● TASK STATEMENT
List all the lines in these records that hold "hipGetDeviceCount".
[DATA FOR THE TASK — start]
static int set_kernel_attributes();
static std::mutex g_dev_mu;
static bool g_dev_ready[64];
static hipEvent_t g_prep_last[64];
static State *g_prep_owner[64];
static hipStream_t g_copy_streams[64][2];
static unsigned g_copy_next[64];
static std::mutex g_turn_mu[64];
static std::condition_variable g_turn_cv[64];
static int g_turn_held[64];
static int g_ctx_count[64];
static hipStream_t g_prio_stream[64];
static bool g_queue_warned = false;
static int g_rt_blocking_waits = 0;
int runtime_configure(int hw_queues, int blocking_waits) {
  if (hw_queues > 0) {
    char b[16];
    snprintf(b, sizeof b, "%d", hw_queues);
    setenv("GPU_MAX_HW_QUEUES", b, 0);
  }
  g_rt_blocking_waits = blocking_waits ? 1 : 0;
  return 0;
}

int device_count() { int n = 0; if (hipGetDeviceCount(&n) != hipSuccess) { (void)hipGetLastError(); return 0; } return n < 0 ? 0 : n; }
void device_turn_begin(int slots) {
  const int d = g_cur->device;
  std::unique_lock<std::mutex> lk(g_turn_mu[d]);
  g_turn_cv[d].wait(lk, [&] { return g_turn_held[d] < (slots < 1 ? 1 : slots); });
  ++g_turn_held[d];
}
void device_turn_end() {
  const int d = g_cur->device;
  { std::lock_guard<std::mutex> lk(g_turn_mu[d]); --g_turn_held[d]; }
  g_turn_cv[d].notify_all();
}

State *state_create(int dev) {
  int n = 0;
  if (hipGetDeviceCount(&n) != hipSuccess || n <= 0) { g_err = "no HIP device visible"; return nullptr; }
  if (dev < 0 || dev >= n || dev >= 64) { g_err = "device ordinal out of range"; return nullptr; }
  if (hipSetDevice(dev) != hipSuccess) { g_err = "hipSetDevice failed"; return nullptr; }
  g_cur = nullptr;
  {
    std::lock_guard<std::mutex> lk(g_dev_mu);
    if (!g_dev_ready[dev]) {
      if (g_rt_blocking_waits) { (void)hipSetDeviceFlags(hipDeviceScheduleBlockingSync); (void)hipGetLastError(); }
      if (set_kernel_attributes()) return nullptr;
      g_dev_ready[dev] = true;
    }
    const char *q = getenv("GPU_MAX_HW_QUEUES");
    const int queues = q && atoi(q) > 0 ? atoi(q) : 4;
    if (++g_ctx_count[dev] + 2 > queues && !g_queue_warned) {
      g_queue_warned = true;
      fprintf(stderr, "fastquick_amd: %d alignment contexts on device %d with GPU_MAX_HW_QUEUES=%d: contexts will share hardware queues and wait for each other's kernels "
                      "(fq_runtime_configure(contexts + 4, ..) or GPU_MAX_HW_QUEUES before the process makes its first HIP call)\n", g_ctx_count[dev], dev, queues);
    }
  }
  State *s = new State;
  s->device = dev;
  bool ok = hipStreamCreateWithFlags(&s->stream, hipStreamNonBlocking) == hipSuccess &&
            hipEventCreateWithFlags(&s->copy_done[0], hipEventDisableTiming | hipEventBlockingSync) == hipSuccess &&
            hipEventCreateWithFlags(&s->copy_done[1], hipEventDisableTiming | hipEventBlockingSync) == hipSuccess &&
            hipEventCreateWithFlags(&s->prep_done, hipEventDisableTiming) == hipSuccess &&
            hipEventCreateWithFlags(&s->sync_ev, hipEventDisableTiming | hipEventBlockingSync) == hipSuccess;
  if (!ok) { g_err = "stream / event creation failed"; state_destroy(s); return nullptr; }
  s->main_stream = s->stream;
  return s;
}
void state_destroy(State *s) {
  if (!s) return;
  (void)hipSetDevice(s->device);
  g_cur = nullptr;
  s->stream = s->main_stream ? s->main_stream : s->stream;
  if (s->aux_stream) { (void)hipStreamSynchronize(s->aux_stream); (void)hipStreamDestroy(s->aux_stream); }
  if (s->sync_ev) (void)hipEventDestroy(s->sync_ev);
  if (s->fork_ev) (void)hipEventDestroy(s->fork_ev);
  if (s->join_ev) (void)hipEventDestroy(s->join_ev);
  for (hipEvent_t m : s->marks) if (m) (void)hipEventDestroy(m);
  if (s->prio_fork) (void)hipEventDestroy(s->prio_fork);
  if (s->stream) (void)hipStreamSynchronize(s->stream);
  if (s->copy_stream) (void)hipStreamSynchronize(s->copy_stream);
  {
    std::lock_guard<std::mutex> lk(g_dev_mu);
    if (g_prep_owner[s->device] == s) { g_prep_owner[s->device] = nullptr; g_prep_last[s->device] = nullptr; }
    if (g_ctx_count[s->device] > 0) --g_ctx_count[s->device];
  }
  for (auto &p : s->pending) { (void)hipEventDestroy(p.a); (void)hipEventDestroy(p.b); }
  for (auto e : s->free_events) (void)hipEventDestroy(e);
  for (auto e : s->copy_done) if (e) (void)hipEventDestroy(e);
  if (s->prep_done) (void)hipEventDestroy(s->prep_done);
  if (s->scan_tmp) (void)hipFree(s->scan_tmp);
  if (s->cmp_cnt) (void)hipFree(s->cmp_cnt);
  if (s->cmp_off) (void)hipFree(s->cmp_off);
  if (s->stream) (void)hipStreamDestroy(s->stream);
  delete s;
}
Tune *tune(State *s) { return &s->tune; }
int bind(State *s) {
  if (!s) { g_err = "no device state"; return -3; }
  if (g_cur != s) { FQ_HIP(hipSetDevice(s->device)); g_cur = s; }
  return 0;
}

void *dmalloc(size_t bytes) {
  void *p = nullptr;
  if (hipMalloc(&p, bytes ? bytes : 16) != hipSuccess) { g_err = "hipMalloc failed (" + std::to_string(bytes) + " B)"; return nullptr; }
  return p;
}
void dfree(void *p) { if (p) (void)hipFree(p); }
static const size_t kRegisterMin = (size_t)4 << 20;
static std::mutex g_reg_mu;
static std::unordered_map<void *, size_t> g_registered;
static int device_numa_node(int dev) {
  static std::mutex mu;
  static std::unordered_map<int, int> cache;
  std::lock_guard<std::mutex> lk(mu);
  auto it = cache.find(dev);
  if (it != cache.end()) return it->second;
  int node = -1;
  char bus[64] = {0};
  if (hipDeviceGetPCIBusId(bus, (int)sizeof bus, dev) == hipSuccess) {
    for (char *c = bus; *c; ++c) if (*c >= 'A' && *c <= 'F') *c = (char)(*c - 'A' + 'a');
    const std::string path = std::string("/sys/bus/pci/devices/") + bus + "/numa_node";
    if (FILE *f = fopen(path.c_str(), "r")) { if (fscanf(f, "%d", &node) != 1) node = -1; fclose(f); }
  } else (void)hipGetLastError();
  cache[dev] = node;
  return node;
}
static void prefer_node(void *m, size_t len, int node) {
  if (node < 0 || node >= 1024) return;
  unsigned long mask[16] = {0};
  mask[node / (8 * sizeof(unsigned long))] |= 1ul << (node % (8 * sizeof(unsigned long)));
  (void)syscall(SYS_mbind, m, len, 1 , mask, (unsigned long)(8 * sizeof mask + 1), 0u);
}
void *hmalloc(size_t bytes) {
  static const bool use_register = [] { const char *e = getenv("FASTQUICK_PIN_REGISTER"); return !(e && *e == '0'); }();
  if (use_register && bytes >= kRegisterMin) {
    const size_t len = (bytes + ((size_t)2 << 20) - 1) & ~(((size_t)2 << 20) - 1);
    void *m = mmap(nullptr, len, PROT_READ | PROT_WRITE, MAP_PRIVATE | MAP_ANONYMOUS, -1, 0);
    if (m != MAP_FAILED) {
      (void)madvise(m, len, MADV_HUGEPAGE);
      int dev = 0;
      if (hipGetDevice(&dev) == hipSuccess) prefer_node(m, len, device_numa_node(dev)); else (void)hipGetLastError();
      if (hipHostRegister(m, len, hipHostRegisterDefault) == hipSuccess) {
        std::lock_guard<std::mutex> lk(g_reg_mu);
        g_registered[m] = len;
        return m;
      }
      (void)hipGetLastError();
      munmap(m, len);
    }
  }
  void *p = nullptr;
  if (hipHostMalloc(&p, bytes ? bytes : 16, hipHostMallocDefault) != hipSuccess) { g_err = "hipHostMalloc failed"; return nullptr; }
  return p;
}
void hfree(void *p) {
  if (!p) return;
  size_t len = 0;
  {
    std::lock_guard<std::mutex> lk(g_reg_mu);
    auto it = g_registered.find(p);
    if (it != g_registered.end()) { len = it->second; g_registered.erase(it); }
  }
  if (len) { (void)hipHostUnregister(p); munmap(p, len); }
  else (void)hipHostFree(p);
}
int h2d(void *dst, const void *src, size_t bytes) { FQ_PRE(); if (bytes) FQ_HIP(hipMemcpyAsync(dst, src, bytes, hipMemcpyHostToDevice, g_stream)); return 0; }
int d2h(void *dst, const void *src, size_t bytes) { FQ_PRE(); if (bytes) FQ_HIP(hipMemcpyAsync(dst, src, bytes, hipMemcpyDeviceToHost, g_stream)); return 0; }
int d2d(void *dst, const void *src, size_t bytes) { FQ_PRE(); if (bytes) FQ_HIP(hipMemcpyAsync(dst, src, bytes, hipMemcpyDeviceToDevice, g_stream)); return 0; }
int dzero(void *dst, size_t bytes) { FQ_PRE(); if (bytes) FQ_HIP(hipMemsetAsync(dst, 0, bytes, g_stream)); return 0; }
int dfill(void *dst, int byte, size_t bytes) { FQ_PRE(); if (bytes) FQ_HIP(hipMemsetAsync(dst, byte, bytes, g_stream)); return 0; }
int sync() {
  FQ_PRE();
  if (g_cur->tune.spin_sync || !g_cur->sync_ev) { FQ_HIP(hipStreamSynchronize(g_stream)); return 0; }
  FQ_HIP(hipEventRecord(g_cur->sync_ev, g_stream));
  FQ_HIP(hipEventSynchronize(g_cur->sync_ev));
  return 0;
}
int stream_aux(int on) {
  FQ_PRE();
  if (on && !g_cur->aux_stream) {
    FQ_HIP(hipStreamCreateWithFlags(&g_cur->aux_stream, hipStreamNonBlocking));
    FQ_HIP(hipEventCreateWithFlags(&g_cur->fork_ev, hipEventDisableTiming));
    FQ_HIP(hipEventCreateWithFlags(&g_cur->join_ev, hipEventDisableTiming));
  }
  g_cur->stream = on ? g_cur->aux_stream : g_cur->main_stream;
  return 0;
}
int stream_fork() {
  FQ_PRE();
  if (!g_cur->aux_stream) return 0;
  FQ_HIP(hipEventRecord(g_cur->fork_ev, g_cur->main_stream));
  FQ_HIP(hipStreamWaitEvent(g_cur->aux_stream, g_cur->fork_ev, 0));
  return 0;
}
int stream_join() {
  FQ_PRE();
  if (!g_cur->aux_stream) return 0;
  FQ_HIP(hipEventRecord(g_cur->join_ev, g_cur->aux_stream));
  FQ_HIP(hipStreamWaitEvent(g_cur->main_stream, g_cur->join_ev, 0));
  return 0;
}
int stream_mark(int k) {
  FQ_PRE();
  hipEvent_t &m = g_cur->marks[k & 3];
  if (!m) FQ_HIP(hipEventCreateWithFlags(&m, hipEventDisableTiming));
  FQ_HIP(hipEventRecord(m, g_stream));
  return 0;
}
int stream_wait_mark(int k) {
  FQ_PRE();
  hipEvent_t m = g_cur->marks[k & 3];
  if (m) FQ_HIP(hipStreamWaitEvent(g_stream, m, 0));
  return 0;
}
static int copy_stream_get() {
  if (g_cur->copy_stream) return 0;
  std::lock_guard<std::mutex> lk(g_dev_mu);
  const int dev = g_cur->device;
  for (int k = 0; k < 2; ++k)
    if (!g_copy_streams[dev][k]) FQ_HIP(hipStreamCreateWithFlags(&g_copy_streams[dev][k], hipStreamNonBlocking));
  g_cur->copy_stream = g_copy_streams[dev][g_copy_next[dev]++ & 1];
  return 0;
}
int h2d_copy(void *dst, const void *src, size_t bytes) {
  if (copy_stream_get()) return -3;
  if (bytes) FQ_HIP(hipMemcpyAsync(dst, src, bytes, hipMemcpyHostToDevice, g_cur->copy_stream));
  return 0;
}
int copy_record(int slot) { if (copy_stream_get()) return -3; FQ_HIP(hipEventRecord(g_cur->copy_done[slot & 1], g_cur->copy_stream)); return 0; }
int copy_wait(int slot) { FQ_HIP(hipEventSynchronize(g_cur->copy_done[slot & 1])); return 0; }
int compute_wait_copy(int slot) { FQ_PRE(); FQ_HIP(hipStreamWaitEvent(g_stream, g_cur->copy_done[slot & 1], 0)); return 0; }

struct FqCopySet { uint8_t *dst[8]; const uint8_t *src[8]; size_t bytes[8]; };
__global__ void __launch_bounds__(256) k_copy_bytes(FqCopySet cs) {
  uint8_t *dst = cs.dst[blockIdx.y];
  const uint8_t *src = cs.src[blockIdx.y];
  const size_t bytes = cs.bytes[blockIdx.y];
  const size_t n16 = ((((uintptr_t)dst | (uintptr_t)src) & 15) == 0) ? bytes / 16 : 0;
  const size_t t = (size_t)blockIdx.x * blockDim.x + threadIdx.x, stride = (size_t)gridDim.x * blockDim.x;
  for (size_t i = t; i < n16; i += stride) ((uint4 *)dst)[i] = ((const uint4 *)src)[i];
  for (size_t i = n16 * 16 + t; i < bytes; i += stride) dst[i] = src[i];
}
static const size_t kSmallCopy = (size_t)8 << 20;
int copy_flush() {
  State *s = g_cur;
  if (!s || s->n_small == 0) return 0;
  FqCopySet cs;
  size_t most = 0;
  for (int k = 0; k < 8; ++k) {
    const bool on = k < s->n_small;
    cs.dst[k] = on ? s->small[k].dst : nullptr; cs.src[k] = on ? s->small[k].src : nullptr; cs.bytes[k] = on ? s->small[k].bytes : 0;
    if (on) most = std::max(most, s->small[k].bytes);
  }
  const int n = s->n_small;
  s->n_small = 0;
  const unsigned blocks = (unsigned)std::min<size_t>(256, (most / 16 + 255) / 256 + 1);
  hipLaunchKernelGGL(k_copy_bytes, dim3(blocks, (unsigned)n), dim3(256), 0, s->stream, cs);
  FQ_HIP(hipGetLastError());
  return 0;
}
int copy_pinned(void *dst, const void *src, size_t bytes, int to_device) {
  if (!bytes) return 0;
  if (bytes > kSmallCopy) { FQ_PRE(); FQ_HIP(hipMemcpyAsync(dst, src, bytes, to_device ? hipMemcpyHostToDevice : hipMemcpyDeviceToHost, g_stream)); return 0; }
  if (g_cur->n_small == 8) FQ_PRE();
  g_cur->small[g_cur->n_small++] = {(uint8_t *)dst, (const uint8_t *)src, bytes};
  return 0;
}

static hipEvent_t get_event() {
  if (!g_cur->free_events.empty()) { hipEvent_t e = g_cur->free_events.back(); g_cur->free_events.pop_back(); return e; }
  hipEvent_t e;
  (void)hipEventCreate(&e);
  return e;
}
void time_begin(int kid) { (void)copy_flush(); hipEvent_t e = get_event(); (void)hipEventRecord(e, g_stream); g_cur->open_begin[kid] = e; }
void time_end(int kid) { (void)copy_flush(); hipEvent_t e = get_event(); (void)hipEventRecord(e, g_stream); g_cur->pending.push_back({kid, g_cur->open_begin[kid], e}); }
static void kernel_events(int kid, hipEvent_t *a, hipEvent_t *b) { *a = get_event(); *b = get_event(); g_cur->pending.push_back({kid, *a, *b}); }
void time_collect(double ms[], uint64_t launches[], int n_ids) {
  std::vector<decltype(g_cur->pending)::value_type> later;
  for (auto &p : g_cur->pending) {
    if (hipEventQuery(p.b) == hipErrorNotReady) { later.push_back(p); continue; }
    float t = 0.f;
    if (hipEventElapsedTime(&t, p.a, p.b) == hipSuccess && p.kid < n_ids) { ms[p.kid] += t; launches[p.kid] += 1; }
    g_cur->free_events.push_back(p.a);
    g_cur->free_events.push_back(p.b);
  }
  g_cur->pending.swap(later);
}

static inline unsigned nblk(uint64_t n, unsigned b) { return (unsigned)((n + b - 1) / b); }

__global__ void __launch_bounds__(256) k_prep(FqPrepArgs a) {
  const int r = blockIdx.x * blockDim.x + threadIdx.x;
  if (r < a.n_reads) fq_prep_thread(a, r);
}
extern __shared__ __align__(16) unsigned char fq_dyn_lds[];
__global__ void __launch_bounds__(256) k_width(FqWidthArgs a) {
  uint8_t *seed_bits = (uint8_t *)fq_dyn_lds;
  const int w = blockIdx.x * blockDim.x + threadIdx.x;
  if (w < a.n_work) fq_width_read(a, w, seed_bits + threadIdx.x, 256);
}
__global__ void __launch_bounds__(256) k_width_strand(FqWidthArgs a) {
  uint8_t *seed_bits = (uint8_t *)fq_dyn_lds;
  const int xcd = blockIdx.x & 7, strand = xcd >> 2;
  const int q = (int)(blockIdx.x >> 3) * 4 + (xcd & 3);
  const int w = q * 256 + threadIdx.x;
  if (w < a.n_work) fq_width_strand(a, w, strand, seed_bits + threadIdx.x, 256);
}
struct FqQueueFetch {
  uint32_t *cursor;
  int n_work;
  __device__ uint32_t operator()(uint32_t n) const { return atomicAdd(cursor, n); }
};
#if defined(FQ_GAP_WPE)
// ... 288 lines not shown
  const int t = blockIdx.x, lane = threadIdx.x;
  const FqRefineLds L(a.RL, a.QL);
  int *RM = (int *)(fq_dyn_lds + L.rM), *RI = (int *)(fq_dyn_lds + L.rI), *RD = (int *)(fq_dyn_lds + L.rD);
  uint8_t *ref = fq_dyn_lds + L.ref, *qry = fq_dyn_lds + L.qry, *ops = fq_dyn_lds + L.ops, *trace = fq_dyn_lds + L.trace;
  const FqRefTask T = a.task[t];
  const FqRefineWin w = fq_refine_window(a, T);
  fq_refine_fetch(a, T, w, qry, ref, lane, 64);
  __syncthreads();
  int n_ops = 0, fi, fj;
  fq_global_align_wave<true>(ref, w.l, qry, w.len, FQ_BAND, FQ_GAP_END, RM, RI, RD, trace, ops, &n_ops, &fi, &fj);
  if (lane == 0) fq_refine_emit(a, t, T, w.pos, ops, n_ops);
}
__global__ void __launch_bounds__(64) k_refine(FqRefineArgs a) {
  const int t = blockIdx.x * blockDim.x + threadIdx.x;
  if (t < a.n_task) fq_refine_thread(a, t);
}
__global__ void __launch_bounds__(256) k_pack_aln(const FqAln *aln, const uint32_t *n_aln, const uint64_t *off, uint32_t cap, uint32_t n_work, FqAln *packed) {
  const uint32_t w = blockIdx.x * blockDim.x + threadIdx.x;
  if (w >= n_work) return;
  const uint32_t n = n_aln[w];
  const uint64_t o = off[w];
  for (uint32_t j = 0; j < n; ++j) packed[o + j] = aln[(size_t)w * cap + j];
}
[DATA FOR THE TASK — finish]
● OUTPUT
int device_count() { int n = 0; if (hipGetDeviceCount(&n) != hipSuccess) { (void)hipGetLastError(); return 0; } return n < 0 ? 0 : n; }
  if (hipGetDeviceCount(&n) != hipSuccess || n <= 0) { g_err = "no HIP device visible"; return nullptr; }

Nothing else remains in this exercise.